Josh absolutely loves it. The week I am spending doing this ride is the first time I have ever been away from him. It will be very hard but I hope it will ultimately help him. The paint job on the trike features Josh so I will at least be able to look at him!! Unfortunately his muscle weakness has robbed him of his ability to smile but inside it’s a mile wide.

How did you come up with the idea of the ride?

On a complete whim,  I decided to use the bike to raise awareness.

Then, I decided on a long ride right up the length of the country.
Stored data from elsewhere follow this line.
Layout layout_of(const ansx_geo& g, bool plain)
{
    Layout L;
// ... 355 lines not shown
        && !c->dbg.encode_gtab16 && (u64)scr_stride * 16 < 0x7FFFFF00ull;
    c->used_fast = fast;
    if (fast && NSP > 4096 && !c->dbg.no_big_geo) {
        if (c->geo_big_cap < fcap_probe) {
            if ((rc = ensure(c, c->geo_big, ((size_t)fcap_probe * (fcap_probe + 1) / 2 + 8) * 8))) return rc;
            LAUNCH(c, "k_build_interp_geo", k_build_interp_geo, fcap_probe, 256, 0, s, fcap_probe, (uint2*)c->geo_big.p);
            c->geo_big_cap = fcap_probe;
        }
        geo = (const uint2*)c->geo_big.p;
    }
    if (fast) {
        if ((rc = ensure(c, c->pairs, (size_t)NB * NSP * 8))) return rc;
        if (!c->lg2i.p) {
            if ((rc = ensure(c, c->lg2i, (size_t)65536 * 8))) return rc;
            LAUNCH(c, "k_build_log2i_lut", k_build_log2i_lut, 256, 256, 0, s, (double*)c->lg2i.p);
        }
    }
    double* hterm = nullptr;
    if (h_deferred && !h_in_hist && !fast) {
        if ((rc = ensure(c, c->hterm, (size_t)NB * NSP * 8))) return rc;
        hterm = (double*)c->hterm.p;
    }
    const size_t hist_lds = !h_in_hist ? (size_t)NSP * 4 : (size_t)4 * (NSP + ANSX_HCOPY_PAD) * 4 + (fast ? 0 : (size_t)NSP * 8 + 80);
    if (NSP >= 8192u) {
        const size_t packed_lds = (size_t)NSP * 2;
        if (packed_lds > 48 * 1024)
            HIPCHK(c, hipFuncSetAttribute((const void*)k_fold_hist<true>, hipFuncAttributeMaxDynamicSharedMemorySize, (int)packed_lds));
        LAUNCH(c, "k_fold_hist", k_fold_hist<true>, (size_t)NB * cpb, 256, packed_lds, s, src, g, chunk, cpb, NSP, hist, hterm,
            fast ? 2u : 0u, blk, gflags, (g.kind == ANSX_INT && !g.pa) ? NSP : (1u << 30));
    } else {
        if (hist_lds > 48 * 1024)
            HIPCHK(c, hipFuncSetAttribute((const void*)k_fold_hist<false>, hipFuncAttributeMaxDynamicSharedMemorySize, (int)hist_lds));
        LAUNCH(c, "k_fold_hist", k_fold_hist<false>, (size_t)NB * cpb, 256, hist_lds, s, src, g, chunk, cpb, NSP, hist, hterm,
            (h_in_hist ? 1u : 0u) | (fast ? 2u : 0u), blk, gflags, (g.kind == ANSX_INT && !g.pa) ? NSP : (1u << 30));
    }
    const u32 nbig_cap = (u32)std::min<size_t>(NSP, (size_t)g.block_ints / ANSX_VMAX + 2);
    const u32 sort_cap = (optimistic && h_deferred) ? std::min<u32>(NSP, std::max<u32>(64u, (ns_cap + 7u) & ~7u)) : NSP;
    const bool sort16 = g.block_ints <= 65535u;
    size_t k2a_lds = (size_t)nbig_cap * 8 + (size_t)sort_cap * (sort16 ? 2 : 4) + (h_deferred ? 0 : 512 * 8);
    const bool sort_staged = k2a_lds <= 150 * 1024;
    if (!sort_staged) k2a_lds = (size_t)nbig_cap * 8 + (h_deferred ? 0 : 512 * 8);
    if (k2a_lds > 32 * 1024) {
        HIPCHK(c, hipFuncSetAttribute((const void*)k_sort_entropy<u16>, hipFuncAttributeMaxDynamicSharedMemorySize, (int)k2a_lds));
        HIPCHK(c, hipFuncSetAttribute((const void*)k_sort_entropy<u32>, hipFuncAttributeMaxDynamicSharedMemorySize, (int)k2a_lds));
    }
    if ((size_t)NSP * 8 + 64 > 48 * 1024 && (size_t)NSP * 8 + 64 <= 150 * 1024)
        HIPCHK(c, hipFuncSetAttribute((const void*)k_write_prelude<0>,
                      hipFuncAttributeMaxDynamicSharedMemorySize, (int)((size_t)NSP * 8 + 64)));
    if (!sort_staged)
        LAUNCH(c, "k_sort_entropy", (k_sort_entropy<u32, false>), NB, 64, k2a_lds, s, g, NSP, nbig_cap, h_deferred ? 1u : 0u, hist,
            (u32*)c->sortF.p, (u16*)c->sortSym.p, blk, sort_cap, fast ? (uint2*)c->pairs.p : (uint2*)nullptr, gflags);
    else if (sort16)
        LAUNCH(c, "k_sort_entropy", k_sort_entropy<u16>, NB, 64, k2a_lds, s, g, NSP, nbig_cap, h_deferred ? 1u : 0u, hist,
            (u32*)c->sortF.p, (u16*)c->sortSym.p, blk, sort_cap, fast ? (uint2*)c->pairs.p : (uint2*)nullptr, gflags);
    else
        LAUNCH(c, "k_sort_entropy", k_sort_entropy<u32>, NB, 64, k2a_lds, s, g, NSP, nbig_cap, h_deferred ? 1u : 0u, hist,
            (u32*)c->sortF.p, (u16*)c->sortSym.p, blk, sort_cap, fast ? (uint2*)c->pairs.p : (uint2*)nullptr, gflags);
    const u32 nbatch = 24 / ANSX_ATTEMPTS;
    u32 max_logM = 0, max_ns = 0;
    const bool test_fixup = c->dbg.table16_fixup;
    const u32 always16 = (!test_fixup && (NSP > 4096 || (u64)scr_stride * 16 >= 0x7FFFFF00ull || c->dbg.encode_gtab16)) ? 1u : 0u;
    u32* hints = (P.plain || (g.kind == ANSX_INT && !g.pa)) ? nullptr : (u32*)(d_out + P.lay.hint_off);
    if (fast) {
        const u32 bpw = 64u / NT;
        const u32 nch = c->dbg.cand_chains ? c->dbg.cand_chains : (((NB + bpw - 1) / bpw <= 4u * c->num_cus) ? 1u : 2u);
        const size_t cl = (size_t)ANSX_CAND_WAVES * nch * bpw * ANSX_CAND_ROW * 16;
        const u32 cwaves = (NB + nch * bpw - 1) / (nch * bpw);
#define ANSX_LAUNCH_CAND2(NT_, NCH_)                                                                                    \
    do {                                                                                                            \
        if (cl > 48 * 1024)                                                                                         \
            HIPCHK(c, hipFuncSetAttribute((const void*)k_candidates<NT_, NCH_>, hipFuncAttributeMaxDynamicSharedMemorySize, (int)cl)); \
        LAUNCH(c, "k_candidates", (k_candidates<NT_, NCH_>), (cwaves + ANSX_CAND_WAVES - 1) / ANSX_CAND_WAVES, 64 * ANSX_CAND_WAVES, cl, s, g, NSP, \
            (const uint2*)c->pairs.p, (const ansx_blk*)blk, (uint4*)c->attS.p, (u32*)c->attMeta.p);               \
    } while (0)
#define ANSX_LAUNCH_CAND(NT_)                                                                                           \
    do {                                                                                                            \
        if (nch == 1) ANSX_LAUNCH_CAND2(NT_, 1);                                                                    \
        else ANSX_LAUNCH_CAND2(NT_, 2);                                                                             \
    } while (0)
        switch (NT) {
        case 4: ANSX_LAUNCH_CAND(4); break;
        case 5: ANSX_LAUNCH_CAND(5); break;
        case 6: ANSX_LAUNCH_CAND(6); break;
        case 7: ANSX_LAUNCH_CAND(7); break;
        default: ANSX_LAUNCH_CAND(8); break;
        }
#undef ANSX_LAUNCH_CAND
#undef ANSX_LAUNCH_CAND2
        const u32 fcap = std::min<u32>(NSP, std::max<u32>(64u, (ns_cap + 15u) & ~15u));
        const bool fin_generic = NSP > 4096;
        const size_t fl = (size_t)fcap * (fin_generic ? 8 : 12) + 64;
#define ANSX_LAUNCH_FIN(IPT_, NTC_)                                                                                    \
    do {                                                                                                            \
        if (fl > 48 * 1024)                                                                                         \
            HIPCHK(c, hipFuncSetAttribute((const void*)k_model_finish<IPT_, NTC_>, hipFuncAttributeMaxDynamicSharedMemorySize, (int)fl)); \
        LAUNCH(c, "k_model_finish", (k_model_finish<IPT_, NTC_>), NB, 256, fl, s, g, NSP, NT, (const uint2*)c->pairs.p, (const uint4*)c->attS.p, \
            (const u32*)c->attMeta.p, blk, (u32*)c->tab32.p, (u8*)c->scratch.p, (u64)scr_stride, mostfreq, hints, gflags, fcap, c->dbg.fast_guard, (const double*)c->lg2i.p, geo, \
            fin_generic ? hist : (u32*)nullptr); \
    } while (0)
        if (NSP <= 1024 && c->dbg.fin_one_wave) {
            if (NT <= 5) {
                LAUNCH(c, "k_model_finish", (k_model_finish<16, 5, 64>), NB, 64, fl, s, g, NSP, NT, (const uint2*)c->pairs.p, (const uint4*)c->attS.p,
                    (const u32*)c->attMeta.p, blk, (u32*)c->tab32.p, (u8*)c->scratch.p, (u64)scr_stride, mostfreq, hints, gflags, fcap, c->dbg.fast_guard, (const double*)c->lg2i.p, geo,
                    (u32*)nullptr);
            } else {
                LAUNCH(c, "k_model_finish", (k_model_finish<16, 8, 64>), NB, 64, fl, s, g, NSP, NT, (const uint2*)c->pairs.p, (const uint4*)c->attS.p,
                    (const u32*)c->attMeta.p, blk, (u32*)c->tab32.p, (u8*)c->scratch.p, (u64)scr_stride, mostfreq, hints, gflags, fcap, c->dbg.fast_guard, (const double*)c->lg2i.p, geo,
                    (u32*)nullptr);
            }
        } else if (NSP <= 1024) {
            ANSX_LAUNCH_FIN(4, 8);
        } else if (NSP > 4096) {
            if (NT <= 5) ANSX_LAUNCH_FIN(0, 5);
            else ANSX_LAUNCH_FIN(0, 8);
        } else {
            if (NT <= 5) ANSX_LAUNCH_FIN(16, 5);
            else ANSX_LAUNCH_FIN(16, 8);
        }
#undef ANSX_LAUNCH_FIN
        max_logM = 16;
        max_ns = ns_cap;
    }
    for (u32 batch = 0; batch < (fast ? 0u : nbatch); batch++) {
        if (batch) HIPCHK(c, hipMemsetAsync(&gflags[ANSX_G_PAD], 0, 4, s));
        LAUNCH(c, "k_scale_attempts", k_scale_attempts, ((size_t)NB * ANSX_ATTEMPTS + 255) / 256, 256,
            0, s, g, NSP, batch, hist, (const u32*)c->sortF.p, (const u16*)c->sortSym.p, blk,
            (u16*)c->attS.p, (u32*)c->attMeta.p, (const double*)hterm, (const ansx_log2_ent*)c->log2lut.p,
            g.block_ints <= 65535u ? 1u : 0u);
        LAUNCH(c, "k_select_model", k_select_model, NB, 64, 0, s, g, NSP, batch, hist,
            (const u16*)c->attS.p, (const u32*)c->attMeta.p, (u16*)c->prevS.p, blk,
            (ansx_enc_entry*)c->table.p, (u32*)c->tab32.p, gflags, batch == nbatch - 1 ? 1u : 0u, always16,
            (u32*)c->nearlist.p, c->cur_force, c->dbg.near_band, c->dbg.near_flip ? 1u : 0u);
        if (optimistic) {
            max_logM = 16;
            max_ns = ns_cap;
            break;
        }
        HIPCHK(c, hipMemcpyAsync(c->h_pin, c->misc.p, 16, hipMemcpyDeviceToHost, s));
        HIPCHK(c, hipStreamSynchronize(s));
        int st0 = flags_to_status(c->h_pin[ANSX_G_ERR]);
        if (st0) return st0;
        max_logM = c->h_pin[ANSX_G_MAXLOGM];
// ... 1251 lines not shown
    if (hipGetDeviceCount(&ndev) != hipSuccess || ndev == 0) return ANSX_ERR_NO_DEVICE;
    if (device < 0) {
        if (hipGetDevice(&device) != hipSuccess) return ANSX_ERR_NO_DEVICE;
    }
    if (device >= ndev) return ANSX_ERR_ARG;
    if (hipSetDevice(device) != hipSuccess) return ANSX_ERR_NO_DEVICE;
    hipDeviceProp_t prop;
    if (hipGetDeviceProperties(&prop, device) != hipSuccess) return ANSX_ERR_NO_DEVICE;
    if (strncmp(prop.gcnArchName, "gfx950", 6) != 0) return ANSX_ERR_NO_DEVICE;
    ansx_ctx* c = new ansx_ctx();
    c->device = device;
    c->num_cus = prop.multiProcessorCount > 0 ? (u32)prop.multiProcessorCount : 256u;
    if (hipStreamCreateWithFlags(&c->stream, hipStreamDefault) != hipSuccess) {
        delete c;
        return ANSX_ERR_HIP;
    }
    if (hipHostMalloc((void**)&c->h_pin, 4096, hipHostMallocDefault) != hipSuccess) {
        (void)hipStreamDestroy(c->stream);
        delete c;
        return ANSX_ERR_HIP;
    }
    static const char* const names[] = { "ANSX_TEST_TABLE16_FIXUP", "ANSX_ENCODE_GTAB16", "ANSX_PARSE_GENERIC", "ANSX_PARSE_WIN", "ANSX_PARSE_FAST",
        "ANSX_DECODE_TABLE", "ANSX_NO_STREAM_LDS", "ANSX_DECODE_MODE", "ANSX_PARSE_STAGE_WORDS", "ANSX_MODEL_FUSED", "ANSX_MODEL_SYNC", "ANSX_NS_HINT", "ANSX_T_HINT", "ANSX_NO_FAST_MODEL", "ANSX_FAST_GUARD", "ANSX_CAND_CHAINS", "ANSX_NEAR_BAND", "ANSX_TEST_NEAR_FLIP", "ANSX_WIDE_RESTART", "ANSX_TEST_WIDE_AT",
        "ANSX_BATCH_PASS_BLOCKS" };
    for (const char* nm : names)
        if (const char* v = getenv(nm)) (void)ansx_debug_set(c, nm, v);
    *out = c;
    return ANSX_OK;
}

Ten minutes later I cobbled together a Facebook page (Cure myotonic dystrophy chariot of hope ride) and much to my partner’s horror it was set!

It’s the 7th May, 1300 miles, one week to do it in. I posted on the Motorcycle Women Facebook page and got some ladies to join us (hopefully).

I wangled the time off work somehow, bought a Goldwing trailer, tent, table and chair, small stove etc.

I’ve never done anything like this before but God I would love to stop traffic with it!

I want people to know Josh was here in this life. He matters. His condition needs curing because it’s terrible to watch and I can’t bear the thought of life without him.

How can people reading this support you and Josh?

They could donate direct to the Facebook charity page Congenital Myotonic Dystrophy Fight Fund  or via http://www.congenitalmyotonicdystrophy.org/ website.

Thank you Sarah, it was delightful to meet you and learn about Josh and your trip. We wish you a safe and successful journey. Please keep in touch and we hope to meet you again one day!